*** Opening of Supplied data ***

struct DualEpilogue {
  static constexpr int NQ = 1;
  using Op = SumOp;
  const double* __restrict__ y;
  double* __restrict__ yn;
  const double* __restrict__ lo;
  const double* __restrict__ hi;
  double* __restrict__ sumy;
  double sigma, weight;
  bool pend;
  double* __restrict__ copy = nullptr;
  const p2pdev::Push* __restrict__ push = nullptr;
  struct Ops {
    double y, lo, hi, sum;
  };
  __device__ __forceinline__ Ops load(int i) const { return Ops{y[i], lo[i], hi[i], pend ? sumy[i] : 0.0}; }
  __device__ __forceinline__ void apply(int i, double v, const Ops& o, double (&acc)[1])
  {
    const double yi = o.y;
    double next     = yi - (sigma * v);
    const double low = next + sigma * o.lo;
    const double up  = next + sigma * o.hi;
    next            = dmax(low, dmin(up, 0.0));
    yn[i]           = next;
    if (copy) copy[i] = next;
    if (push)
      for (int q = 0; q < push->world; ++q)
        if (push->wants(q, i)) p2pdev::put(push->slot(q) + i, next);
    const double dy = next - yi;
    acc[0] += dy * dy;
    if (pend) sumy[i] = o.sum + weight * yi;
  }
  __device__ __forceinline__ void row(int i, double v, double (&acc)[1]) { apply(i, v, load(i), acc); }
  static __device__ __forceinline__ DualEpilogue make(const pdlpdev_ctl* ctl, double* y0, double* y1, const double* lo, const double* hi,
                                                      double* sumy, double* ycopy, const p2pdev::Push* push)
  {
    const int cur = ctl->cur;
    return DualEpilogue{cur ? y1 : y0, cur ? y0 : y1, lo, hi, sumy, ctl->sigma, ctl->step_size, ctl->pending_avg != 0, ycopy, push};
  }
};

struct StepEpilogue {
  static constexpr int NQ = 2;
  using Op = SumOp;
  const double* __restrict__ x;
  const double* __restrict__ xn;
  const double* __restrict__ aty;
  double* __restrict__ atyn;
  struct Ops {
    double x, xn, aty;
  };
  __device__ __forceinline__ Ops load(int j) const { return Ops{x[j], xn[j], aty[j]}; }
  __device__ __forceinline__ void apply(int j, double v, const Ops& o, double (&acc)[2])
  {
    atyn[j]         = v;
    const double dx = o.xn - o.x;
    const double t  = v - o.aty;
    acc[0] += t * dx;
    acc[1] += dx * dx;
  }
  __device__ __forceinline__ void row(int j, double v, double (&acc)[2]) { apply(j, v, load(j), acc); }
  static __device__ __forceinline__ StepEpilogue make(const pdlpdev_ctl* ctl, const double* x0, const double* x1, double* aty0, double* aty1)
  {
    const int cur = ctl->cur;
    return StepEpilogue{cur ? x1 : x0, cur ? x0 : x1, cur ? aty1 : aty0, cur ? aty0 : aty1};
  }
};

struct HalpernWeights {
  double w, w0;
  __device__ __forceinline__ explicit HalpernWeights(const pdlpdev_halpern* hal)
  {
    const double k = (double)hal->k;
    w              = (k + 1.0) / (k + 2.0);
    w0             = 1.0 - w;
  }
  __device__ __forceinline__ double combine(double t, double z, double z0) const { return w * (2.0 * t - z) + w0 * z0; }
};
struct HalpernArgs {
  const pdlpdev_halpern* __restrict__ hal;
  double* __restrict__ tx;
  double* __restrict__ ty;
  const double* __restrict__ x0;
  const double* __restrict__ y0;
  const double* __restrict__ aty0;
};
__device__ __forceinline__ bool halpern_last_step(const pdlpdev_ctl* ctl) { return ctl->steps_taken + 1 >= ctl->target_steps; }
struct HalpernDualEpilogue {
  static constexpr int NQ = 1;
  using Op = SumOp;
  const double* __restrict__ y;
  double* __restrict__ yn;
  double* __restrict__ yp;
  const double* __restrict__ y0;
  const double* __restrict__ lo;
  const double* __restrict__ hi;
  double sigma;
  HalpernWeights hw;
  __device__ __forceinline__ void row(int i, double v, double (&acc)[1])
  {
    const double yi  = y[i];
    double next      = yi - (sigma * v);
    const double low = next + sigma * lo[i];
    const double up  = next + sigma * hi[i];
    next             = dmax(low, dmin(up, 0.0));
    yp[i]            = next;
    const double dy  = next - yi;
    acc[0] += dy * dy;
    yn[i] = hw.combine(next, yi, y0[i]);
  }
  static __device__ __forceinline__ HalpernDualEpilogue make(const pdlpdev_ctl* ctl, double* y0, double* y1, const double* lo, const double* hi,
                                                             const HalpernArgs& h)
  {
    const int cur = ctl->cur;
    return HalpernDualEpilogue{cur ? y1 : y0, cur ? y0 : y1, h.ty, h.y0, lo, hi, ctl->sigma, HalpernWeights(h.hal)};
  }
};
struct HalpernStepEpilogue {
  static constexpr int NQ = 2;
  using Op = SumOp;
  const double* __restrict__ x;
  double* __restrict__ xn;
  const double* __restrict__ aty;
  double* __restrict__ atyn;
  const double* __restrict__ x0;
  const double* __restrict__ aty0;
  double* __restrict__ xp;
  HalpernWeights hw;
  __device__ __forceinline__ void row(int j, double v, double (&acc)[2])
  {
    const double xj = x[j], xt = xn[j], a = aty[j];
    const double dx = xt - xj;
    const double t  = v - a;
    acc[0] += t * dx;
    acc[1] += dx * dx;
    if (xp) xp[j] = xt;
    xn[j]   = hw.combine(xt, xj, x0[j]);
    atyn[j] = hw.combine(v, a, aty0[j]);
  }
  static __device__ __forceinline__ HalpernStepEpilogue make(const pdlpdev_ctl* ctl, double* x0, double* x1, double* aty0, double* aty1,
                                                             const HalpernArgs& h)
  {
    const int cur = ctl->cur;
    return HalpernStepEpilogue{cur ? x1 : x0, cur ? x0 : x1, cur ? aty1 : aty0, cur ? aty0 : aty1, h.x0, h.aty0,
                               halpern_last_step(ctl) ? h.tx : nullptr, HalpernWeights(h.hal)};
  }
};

*** Close of Supplied data ***
*** Opening of Supplied data ***

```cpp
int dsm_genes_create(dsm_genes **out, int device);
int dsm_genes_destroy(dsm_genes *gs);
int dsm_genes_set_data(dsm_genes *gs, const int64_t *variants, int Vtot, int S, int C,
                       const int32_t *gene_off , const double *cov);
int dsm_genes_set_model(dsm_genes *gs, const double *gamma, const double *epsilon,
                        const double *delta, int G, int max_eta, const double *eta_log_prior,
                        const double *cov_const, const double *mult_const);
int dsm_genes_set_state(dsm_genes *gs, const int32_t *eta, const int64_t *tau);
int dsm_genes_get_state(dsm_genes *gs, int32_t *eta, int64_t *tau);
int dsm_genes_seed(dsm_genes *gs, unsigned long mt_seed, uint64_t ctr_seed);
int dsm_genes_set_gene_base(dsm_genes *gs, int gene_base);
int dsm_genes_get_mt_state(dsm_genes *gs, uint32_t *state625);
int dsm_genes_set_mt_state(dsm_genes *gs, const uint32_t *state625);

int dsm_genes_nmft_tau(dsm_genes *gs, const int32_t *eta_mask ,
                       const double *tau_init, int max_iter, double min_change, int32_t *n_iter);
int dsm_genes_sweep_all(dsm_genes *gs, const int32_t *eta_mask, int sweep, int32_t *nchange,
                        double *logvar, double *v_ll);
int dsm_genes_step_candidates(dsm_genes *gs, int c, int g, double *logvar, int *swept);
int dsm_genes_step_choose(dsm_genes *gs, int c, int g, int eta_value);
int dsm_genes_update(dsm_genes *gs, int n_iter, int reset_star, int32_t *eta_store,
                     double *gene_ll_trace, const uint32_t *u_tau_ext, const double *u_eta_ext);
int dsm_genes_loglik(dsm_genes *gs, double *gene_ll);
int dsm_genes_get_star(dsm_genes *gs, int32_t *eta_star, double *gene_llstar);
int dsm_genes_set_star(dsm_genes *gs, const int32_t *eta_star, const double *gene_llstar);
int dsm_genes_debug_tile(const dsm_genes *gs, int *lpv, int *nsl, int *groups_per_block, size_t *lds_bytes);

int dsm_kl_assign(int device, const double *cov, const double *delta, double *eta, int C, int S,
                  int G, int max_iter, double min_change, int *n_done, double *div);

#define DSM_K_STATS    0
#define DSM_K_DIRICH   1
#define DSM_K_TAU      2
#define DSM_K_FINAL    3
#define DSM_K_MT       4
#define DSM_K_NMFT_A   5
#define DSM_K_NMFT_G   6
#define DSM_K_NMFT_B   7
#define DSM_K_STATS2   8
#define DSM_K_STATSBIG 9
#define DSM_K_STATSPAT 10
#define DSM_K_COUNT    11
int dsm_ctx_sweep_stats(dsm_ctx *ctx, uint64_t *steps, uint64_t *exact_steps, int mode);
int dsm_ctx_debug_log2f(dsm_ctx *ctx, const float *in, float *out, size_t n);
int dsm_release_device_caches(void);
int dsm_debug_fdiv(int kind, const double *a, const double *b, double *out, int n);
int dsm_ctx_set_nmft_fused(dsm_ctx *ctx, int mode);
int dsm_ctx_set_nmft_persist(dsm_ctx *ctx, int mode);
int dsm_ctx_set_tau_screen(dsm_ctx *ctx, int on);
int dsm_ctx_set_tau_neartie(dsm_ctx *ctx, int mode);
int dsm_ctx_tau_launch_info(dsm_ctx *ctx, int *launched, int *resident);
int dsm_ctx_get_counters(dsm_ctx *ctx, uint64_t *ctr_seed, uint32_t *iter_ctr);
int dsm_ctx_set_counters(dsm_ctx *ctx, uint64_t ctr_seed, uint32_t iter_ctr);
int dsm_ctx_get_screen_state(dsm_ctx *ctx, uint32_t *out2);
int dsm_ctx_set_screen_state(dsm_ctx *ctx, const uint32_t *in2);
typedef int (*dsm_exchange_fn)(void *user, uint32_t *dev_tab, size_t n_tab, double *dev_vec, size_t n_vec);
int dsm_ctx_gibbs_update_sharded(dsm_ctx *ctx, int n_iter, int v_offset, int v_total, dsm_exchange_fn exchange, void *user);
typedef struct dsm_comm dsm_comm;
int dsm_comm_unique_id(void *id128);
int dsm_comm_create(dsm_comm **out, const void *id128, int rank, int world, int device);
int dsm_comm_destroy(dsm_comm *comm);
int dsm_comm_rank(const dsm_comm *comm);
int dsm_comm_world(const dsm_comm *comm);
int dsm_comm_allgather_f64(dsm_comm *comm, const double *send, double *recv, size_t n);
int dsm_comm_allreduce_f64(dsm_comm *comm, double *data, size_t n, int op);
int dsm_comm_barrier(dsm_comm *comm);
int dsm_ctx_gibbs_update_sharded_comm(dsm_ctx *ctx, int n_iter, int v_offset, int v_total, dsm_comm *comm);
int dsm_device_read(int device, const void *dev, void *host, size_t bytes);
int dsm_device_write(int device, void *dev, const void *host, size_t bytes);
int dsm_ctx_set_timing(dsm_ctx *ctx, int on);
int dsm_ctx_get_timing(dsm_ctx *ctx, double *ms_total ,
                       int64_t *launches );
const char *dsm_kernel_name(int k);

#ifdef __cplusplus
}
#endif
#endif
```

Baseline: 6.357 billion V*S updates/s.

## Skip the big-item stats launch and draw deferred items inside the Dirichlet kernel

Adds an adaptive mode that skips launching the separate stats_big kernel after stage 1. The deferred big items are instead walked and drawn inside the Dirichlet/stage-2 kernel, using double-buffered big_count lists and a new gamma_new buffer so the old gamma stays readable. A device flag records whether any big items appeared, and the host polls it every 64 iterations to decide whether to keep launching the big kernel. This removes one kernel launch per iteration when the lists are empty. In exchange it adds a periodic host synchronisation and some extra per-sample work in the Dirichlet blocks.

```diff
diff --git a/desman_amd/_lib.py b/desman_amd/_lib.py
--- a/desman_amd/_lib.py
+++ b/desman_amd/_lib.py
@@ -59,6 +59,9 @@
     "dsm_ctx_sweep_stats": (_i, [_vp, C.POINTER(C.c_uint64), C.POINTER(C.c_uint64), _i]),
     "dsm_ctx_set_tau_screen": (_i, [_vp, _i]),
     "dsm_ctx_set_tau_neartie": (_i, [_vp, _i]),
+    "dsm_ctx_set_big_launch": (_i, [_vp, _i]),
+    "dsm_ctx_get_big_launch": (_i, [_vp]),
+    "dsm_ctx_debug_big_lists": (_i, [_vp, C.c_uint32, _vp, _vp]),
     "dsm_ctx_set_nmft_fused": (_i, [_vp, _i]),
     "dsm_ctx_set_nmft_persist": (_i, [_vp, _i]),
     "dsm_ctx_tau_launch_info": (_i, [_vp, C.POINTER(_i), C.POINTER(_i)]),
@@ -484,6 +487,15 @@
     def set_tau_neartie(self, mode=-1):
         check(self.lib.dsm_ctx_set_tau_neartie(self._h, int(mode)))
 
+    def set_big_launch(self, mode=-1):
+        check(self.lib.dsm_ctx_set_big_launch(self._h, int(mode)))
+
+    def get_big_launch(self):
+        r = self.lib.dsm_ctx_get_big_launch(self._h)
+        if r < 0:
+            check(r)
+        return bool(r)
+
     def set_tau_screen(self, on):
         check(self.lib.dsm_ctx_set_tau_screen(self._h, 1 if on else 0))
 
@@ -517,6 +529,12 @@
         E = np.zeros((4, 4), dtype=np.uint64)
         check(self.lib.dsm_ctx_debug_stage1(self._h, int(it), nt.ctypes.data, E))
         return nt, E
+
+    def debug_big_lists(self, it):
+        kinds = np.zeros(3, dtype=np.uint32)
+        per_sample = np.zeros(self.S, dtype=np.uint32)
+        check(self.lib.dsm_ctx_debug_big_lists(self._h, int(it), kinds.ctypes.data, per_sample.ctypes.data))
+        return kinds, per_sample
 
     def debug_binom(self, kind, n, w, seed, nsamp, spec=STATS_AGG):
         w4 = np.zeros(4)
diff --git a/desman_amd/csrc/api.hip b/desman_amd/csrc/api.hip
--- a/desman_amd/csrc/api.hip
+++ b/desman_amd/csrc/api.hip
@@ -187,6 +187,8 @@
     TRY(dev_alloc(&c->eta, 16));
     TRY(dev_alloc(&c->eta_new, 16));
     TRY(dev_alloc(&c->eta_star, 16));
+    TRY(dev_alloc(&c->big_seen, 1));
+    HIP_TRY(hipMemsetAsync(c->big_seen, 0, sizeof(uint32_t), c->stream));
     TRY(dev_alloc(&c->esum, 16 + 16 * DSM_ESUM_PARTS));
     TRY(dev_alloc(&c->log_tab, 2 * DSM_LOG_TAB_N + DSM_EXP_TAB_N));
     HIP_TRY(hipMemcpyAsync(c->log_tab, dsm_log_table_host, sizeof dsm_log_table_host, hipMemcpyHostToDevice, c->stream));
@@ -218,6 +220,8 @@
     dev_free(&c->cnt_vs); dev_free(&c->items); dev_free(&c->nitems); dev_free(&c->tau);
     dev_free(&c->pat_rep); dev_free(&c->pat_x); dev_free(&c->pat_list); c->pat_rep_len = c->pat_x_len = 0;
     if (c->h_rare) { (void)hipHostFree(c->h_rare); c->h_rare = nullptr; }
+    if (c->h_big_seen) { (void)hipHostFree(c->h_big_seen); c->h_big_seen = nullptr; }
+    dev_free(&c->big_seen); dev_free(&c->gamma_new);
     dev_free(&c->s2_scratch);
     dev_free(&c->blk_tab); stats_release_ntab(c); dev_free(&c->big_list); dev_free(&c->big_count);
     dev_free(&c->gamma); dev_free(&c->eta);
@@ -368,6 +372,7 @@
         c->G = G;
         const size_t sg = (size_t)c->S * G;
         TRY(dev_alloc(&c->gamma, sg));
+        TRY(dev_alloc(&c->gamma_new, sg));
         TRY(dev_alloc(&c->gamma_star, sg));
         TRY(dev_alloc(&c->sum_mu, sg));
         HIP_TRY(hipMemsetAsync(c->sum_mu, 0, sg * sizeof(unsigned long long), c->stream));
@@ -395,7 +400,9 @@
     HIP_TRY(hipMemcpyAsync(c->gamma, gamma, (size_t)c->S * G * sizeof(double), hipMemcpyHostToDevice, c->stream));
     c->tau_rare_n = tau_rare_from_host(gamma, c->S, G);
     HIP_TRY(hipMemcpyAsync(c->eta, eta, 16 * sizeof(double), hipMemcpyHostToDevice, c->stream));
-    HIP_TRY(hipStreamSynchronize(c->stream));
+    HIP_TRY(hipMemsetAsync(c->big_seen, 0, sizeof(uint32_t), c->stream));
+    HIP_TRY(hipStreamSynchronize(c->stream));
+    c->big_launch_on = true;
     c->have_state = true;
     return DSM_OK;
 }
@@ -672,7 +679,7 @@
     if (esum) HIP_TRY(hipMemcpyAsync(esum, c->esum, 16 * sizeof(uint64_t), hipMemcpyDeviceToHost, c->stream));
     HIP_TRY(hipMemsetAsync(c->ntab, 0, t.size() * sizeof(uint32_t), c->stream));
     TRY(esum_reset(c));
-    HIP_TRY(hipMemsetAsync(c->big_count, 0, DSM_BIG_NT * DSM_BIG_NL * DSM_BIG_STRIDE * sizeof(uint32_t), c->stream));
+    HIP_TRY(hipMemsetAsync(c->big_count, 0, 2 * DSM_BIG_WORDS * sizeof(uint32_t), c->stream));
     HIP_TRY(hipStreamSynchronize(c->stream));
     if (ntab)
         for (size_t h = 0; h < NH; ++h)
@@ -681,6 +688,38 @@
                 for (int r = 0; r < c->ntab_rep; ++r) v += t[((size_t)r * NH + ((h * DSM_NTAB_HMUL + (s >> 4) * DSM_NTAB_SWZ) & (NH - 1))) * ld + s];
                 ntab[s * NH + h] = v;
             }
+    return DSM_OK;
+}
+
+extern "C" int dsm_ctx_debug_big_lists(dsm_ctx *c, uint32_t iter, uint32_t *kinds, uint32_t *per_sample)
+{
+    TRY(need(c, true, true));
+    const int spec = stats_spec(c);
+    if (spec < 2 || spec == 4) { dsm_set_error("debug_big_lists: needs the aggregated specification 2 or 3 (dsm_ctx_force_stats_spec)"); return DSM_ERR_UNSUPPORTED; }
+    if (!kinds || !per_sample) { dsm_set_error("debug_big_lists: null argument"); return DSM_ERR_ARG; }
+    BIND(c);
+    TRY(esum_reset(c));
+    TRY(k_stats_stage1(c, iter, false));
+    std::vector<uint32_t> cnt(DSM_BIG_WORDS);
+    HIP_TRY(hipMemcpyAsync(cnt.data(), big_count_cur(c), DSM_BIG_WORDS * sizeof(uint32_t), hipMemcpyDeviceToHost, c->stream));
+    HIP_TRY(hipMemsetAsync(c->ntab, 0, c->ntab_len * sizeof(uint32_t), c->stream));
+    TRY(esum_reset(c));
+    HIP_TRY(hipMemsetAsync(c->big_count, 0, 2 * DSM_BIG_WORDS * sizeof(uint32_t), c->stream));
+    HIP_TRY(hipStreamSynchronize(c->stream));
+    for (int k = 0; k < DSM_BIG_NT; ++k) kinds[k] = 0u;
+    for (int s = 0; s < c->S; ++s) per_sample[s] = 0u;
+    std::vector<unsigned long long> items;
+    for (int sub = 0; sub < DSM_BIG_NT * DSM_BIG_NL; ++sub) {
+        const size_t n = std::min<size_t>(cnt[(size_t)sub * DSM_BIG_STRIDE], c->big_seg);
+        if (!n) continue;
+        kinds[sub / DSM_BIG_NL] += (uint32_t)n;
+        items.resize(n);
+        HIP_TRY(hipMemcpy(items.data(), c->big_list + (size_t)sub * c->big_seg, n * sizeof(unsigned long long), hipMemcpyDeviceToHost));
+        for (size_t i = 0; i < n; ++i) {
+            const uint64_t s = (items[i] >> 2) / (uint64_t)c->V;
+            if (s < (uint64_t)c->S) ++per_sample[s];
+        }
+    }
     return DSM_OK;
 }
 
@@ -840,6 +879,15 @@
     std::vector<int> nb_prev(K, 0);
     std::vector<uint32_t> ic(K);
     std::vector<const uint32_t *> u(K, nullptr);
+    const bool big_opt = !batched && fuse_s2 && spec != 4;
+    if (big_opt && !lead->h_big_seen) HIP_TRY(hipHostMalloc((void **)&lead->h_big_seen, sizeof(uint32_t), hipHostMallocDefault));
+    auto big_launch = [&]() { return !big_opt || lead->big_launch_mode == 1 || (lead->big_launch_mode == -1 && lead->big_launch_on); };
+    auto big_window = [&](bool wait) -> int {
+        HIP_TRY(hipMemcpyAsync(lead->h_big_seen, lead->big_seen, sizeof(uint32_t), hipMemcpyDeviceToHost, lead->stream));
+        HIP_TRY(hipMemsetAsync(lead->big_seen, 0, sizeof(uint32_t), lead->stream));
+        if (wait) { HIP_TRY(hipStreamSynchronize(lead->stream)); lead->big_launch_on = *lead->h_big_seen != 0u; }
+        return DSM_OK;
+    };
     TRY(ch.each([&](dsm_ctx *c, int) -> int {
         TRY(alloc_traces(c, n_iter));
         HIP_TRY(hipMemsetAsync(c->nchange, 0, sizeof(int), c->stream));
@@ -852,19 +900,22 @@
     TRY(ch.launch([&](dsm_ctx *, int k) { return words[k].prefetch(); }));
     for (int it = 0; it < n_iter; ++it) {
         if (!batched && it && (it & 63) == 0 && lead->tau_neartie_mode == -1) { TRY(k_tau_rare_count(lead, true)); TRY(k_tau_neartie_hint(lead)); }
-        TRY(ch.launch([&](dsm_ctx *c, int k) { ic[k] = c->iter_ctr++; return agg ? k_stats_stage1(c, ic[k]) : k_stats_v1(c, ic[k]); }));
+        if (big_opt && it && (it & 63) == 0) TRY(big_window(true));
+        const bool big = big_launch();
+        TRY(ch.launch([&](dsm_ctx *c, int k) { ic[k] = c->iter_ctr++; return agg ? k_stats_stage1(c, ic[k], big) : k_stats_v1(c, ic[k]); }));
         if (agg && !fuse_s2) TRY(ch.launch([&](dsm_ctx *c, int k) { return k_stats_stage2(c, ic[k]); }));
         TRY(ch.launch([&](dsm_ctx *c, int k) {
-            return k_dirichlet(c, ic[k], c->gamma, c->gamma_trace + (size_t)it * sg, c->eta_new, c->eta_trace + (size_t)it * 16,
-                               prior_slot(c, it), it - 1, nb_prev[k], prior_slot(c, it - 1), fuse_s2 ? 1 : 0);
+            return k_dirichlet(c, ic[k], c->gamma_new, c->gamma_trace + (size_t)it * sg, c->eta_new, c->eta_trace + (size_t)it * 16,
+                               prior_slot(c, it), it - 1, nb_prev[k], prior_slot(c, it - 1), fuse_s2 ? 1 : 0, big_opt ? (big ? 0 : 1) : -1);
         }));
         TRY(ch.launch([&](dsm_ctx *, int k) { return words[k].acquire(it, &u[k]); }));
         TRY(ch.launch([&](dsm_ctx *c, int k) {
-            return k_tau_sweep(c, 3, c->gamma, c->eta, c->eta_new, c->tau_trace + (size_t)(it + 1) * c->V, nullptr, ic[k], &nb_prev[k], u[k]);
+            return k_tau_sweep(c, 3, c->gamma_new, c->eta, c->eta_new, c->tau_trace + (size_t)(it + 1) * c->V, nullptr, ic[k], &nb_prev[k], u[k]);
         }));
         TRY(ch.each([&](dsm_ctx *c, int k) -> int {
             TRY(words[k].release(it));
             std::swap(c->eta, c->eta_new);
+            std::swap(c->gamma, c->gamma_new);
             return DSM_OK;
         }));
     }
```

*** Close of Supplied data ***

**Task details**
Copy each line above that contains the word "struct".

**Solution**
struct DualEpilogue {
  struct Ops {
struct StepEpilogue {
  struct Ops {
struct HalpernWeights {
struct HalpernArgs {
struct HalpernDualEpilogue {
struct HalpernStepEpilogue {
typedef struct dsm_comm dsm_comm;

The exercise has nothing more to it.